- O verão de 2026 reforçou a crise da aviação russa, com atrasos e cancelamentos de voos e aeronaves a operar em condições de crise.
- O presidente Vladimir Putin reconheceu publicamente que o país pode não cumprir as metas de volume de transporte de passageiros e pediu ao Ministério dos Transportes que reveja as previsões para este ano.
- A situação é agravada pela crise de combustíveis, ataques aéreos que afetam infraestrutura, limitações aeroportuárias e escassez de frota, levando a perturbações nos horários e a maior procura por alternativas como comboio ou carro.
- A substituição de importações para a frota civil não está a resultar: produção aeronáutica cresceu, mas sobretudo no setor militar; desde 2022, apenas uma parte dos aparelhos previstos para substituição já foi trocada, aumentando a pressão sobre a frota civil.
- O Estado prepara-se para vender 23,76% das ações da Aeroflot, mantendo o controlo, num contexto de potenciais dificuldades financeiras e perdas de receitas associadas.
A Rússia enfrenta mais um verão marcado por atrasos e cancelamentos na aviação, em plena guerra na Ucrânia. Voos são afetados por problemas de combustível, restrições aeroportuárias e limitações de frota, pressionando o sistema de transportes. As companhias operam sob condições de crise e incerteza.
O presidente Vladimir Putin admitiu publicamente que o país pode não cumprir as metas de transporte de passageiros definidas nos planos nacionais, à luz da evolução das operações militares. Pediu ao Ministério dos Transportes que reveja as projeções para este ano, diante da procura crescente.

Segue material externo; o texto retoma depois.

# deemoe404/rmcv

Hardware: AMD Instinct MI355X
Metric: frames/sec (1280x1024 BGR) armour detect (higher is better)
Workload: dtype u8

## Files before the change

### rmcv_amd/csrc/device_fit.h

```cpp
#pragma once
#include <hip/hip_runtime.h>
#include <float.h>

#include "../../include/rmcv_abi.h"
#include "pinned_math.h"
#include "device_eig3.h"

namespace rmcv {

#define RMCV_PI 3.1415926535897932384626433832795

__device__ __forceinline__ double dabs(double x) { return __builtin_fabs(x); }
__device__ __forceinline__ double dsqrt(double x) { return ::sqrt(x); }

__device__ __forceinline__ double lane_get(double reg, int idx)
{
    const unsigned long long u = (unsigned long long)__double_as_longlong(reg);
    const unsigned lo = (unsigned)__builtin_amdgcn_readlane((int)(unsigned)u, idx);
    const unsigned hi = (unsigned)__builtin_amdgcn_readlane((int)(unsigned)(u >> 32), idx);
    return __longlong_as_double((long long)(((unsigned long long)hi << 32) | lo));
}
struct LaneRef {
    double* reg;
    int idx, lane;
// ... 384 lines not shown
    LaneMat3& V = E.V;
#else
    LaneMat3 H(lane), V(lane);
    LaneVec d(lane), e(lane);
#pragma unroll
    for (int i = 0; i < 3; i++)
#pragma unroll
        for (int j = 0; j < 3; j++) H[i][j] = M[i][j];
    eig_orthes(H, V, lane);
    eig_hqr2(H, V, d, e);
#endif
    const double d0 = d.get(0), d1 = d.get(1), d2 = d.get(2);
    int i0 = 0, i1 = 1, i2 = 2;
    double e0 = d0, e1 = d1;
    if (e0 < d1) { i0 = 1; i1 = 0; e0 = d1; e1 = d0; }
    if (e1 < d2) {
        i2 = i1;
        if (e0 < d2) { i1 = i0; i0 = 2; }
        else { i1 = 2; }
    }
    const int idx[3] = {i0, i1, i2};
#pragma unroll
    for (int i = 0; i < 3; i++) {
        eval[i] = d.get(idx[i]);
#pragma unroll
        for (int j = 0; j < 3; j++) evec[i][j] = lane_get(V.reg, 3 * j + idx[i]);
    }
}

template <int K>
__device__ __forceinline__ void jacobi_sym(LaneVec& A_, LaneVec& lam, LaneVec& V_)
{
#ifdef RMCV_JACOBI_PLAIN
    double A[K * K], V[K * K];
#pragma unroll
    for (int i = 0; i < K * K; i++) A[i] = A_.get(i);
#else
    LaneVec& A = A_;
    LaneVec& V = V_;
#endif
#pragma unroll
    for (int i = 0; i < K; i++)
#pragma unroll
        for (int j = 0; j < K; j++) V[i * K + j] = (i == j) ? 1.0 : 0.0;
#pragma unroll 1
    for (int sweep = 0; sweep < 60; sweep++) {
        double off = 0.0;
#pragma unroll
        for (int p = 0; p < K; p++)
#pragma unroll
            for (int q = p + 1; q < K; q++) off += dabs(A[p * K + q]);
        if (off == 0.0) break;
#pragma unroll
        for (int p = 0; p < K; p++)
#pragma unroll
            for (int q = p + 1; q < K; q++) {
                double apq = A[p * K + q];
                if (apq == 0.0) continue;
                double app = A[p * K + p], aqq = A[q * K + q];
                if (dabs(apq) < 1e-300 || dabs(apq) <= 1.1102230246251565e-16 * 1e-3 * dsqrt(dabs(app * aqq))) {
                    A[p * K + q] = 0.0;
                    A[q * K + p] = 0.0;
                    continue;
                }
                double theta = (aqq - app) / (2.0 * apq);
                double t = 1.0 / (dabs(theta) + dsqrt(theta * theta + 1.0));
                if (theta < 0) t = -t;
                double c = 1.0 / dsqrt(t * t + 1.0);
                double s = t * c;
                A[p * K + p] = app - t * apq;
                A[q * K + q] = aqq + t * apq;
                A[p * K + q] = 0.0;
                A[q * K + p] = 0.0;
#pragma unroll
                for (int r = 0; r < K; r++) {
                    if (r != p && r != q) {
                        double arp = A[r * K + p], arq = A[r * K + q];
                        double nrp = c * arp - s * arq;
                        double nrq = s * arp + c * arq;
                        A[r * K + p] = nrp;
                        A[p * K + r] = nrp;
                        A[r * K + q] = nrq;
                        A[q * K + r] = nrq;
                    }
                    double vrp = V[r * K + p], vrq = V[r * K + q];
                    V[r * K + p] = c * vrp - s * vrq;
                    V[r * K + q] = s * vrp + c * vrq;
                }
            }
    }
#ifdef RMCV_JACOBI_PLAIN
#pragma unroll
    for (int i = 0; i < K * K; i++) {
        A_[i] = A[i];
        V_[i] = V[i];
    }
#endif
#pragma unroll
    for (int i = 0; i < K; i++) lam[i] = (double)A[i * K + i];
}

struct NormalFac {
    LaneVec lam, V;
    int k, use;
    __device__ __forceinline__ explicit NormalFac(int lane) : lam(lane), V(lane), k(0), use(0) {}
};

template <int K>
__device__ __forceinline__ void normal_factor(LaneVec& A, NormalFac& F, double* wmax, double* wmin)
{
    F.k = K;
    jacobi_sym<K>(A, F.lam, F.V);
    double wsum = 0, mx = 0, mn = 0;
#pragma unroll
    for (int i = 0; i < K; i++) {
        const double li = F.lam[i];
        const double wi = li > 0 ? dsqrt(li) : 0.0;
        wsum += wi;
        if (i == 0 || wi > mx) mx = wi;
        if (i == 0 || wi < mn) mn = wi;
    }
    const double thr = 2.0 * DBL_EPSILON * wsum;
    F.use = 0;
#pragma unroll
    for (int i = 0; i < K; i++) {
        const double li = F.lam[i];
        const double wi = li > 0 ? dsqrt(li) : 0.0;
        F.use |= (wi > thr ? 1 : 0) << i;
    }
    *wmax = mx;
    *wmin = mn;
}
// ... 300 lines not shown
```

### rmcv_amd/csrc/k_contours.hip

```cpp
#include "contours_device.h"

namespace rmcv {

#define KC_KERNEL k_contours_w8
#define KC_THREADS 512
#include "k_contours_kernel.inc"
#undef KC_KERNEL
#undef KC_THREADS

static_assert(sizeof(ContoursLds) >= (CT_THREADS_MAX / 64) * sizeof(WaveLds), "the fit rows reuse the contour tables");

static hipError_t launch_contours_w8(const Geom& g, const Bufs& b, const Limits& lim, const SparseTail& X, int flags, const SparseSched& Q, int grid,
                                     SparseLds lds, hipStream_t s)
{
    static bool attr_set[MAX_DEVICES] = {};
    if (!attr_set[g.device]) {
        hipError_t e = hipFuncSetAttribute(reinterpret_cast<const void*>(k_contours_w8), hipFuncAttributeMaxDynamicSharedMemorySize,
                                           (int)lds_bytes(CT_MAXH));
        if (e != hipSuccess) return e;
        attr_set[g.device] = true;
    }
    return launch(k_contours_w8, dim3(grid), dim3(512), sparse_lds(lds, lds_bytes(g.h)), s, b.bits, b.rowmask, g.h, b.lab, b.neg, g.w,
                       g.h, g.ww, g.prow, g.plane_pitch, b.points, b.cont_start, b.cont_len, b.n_contours, b.n_points, b.status,
                       lim.max_contours, lim.max_points, flags, b.elig, b.n_elig, b.slot_kind, X, b.visit_xy, b.mid, b.mid_stride,
                       b.mid_slot_cap, Q, lds_rows_cap(g.h));
}
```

A crise energética, agravada por ataques ucranianos, aliada aos temporários encerramentos de espaço aéreo por motivos de segurança, resulta em horários desregulados e atrasos frequentes. Passageiros enfrentam esperas, mudanças de ligação e custos adicionais.
Desafios da frota e importação
A limitação de aeronaves é mais evidente no pico de verão. Sanções desde 2022 obrigam as companhias a operar com o que resta, enquanto a manutenção é difícil de cumprir. Componentes importados sob canais paralelos chegam a custar entre 40% e 100% acima do mercado.
A prática de “canibalização” de aviões também reduz a disponibilidade de frota. Peças são retiradas para manter outras máquinas em serviço, aumentando riscos de operação e fragilizando a confiabilidade.
Substituição de importações em dúvida
Putin afirmou que a Rússia conseguiu substituir integralmente todas as importações, segundo dados do governo. Contudo, a indústria aeronáutica mostra-se fortemente dependente do setor militar, principalmente para drones.
Entre 2022 e 2030-2035, o país planeava substituir quase um terço da frota ocidental. Nos três últimos anos, apenas 13 dos 120 aparelhos previstos foram efetivamente trocados, apontam analistas.
Aeroflot e o fator estatal
A Rosimushchestvo prepara-se para vender 23,76% das ações da Aeroflot, mantendo o controlo público com cerca de 73,8% de participação. Em 2022, o Estado aumentou a participação para 73,8% com subscrição de 52 mil milhões de rublos para enfrentar sanções.
Analistas veem na venda possível sinal de dificuldades financeiras da economia e de esgotamento de recursos. Estima-se que o orçamento federal reduza receita de cerca de 170 milhões de dólares com a operação, face ao preço de mercado atual.
Impacto externo e rotas internacionais
Alterações em trajetos por restrições de espaço aéreo elevam custos e duração dos voos. Após a invasão da Ucrânia, a UE fechou o espaço aéreo às companhias russas, agravando a procura de rotas alternativas.
No verão, as ligações diretas com países estrangeiros diminuem para cerca de 30 destinos, bem abaixo dos níveis do inverno. A lista de países para os quais as russas mantêm autorização é extensa, incluindo Azerbaijão, Armênia, Egito, Índia, Turquemanistão, Turquia e outros.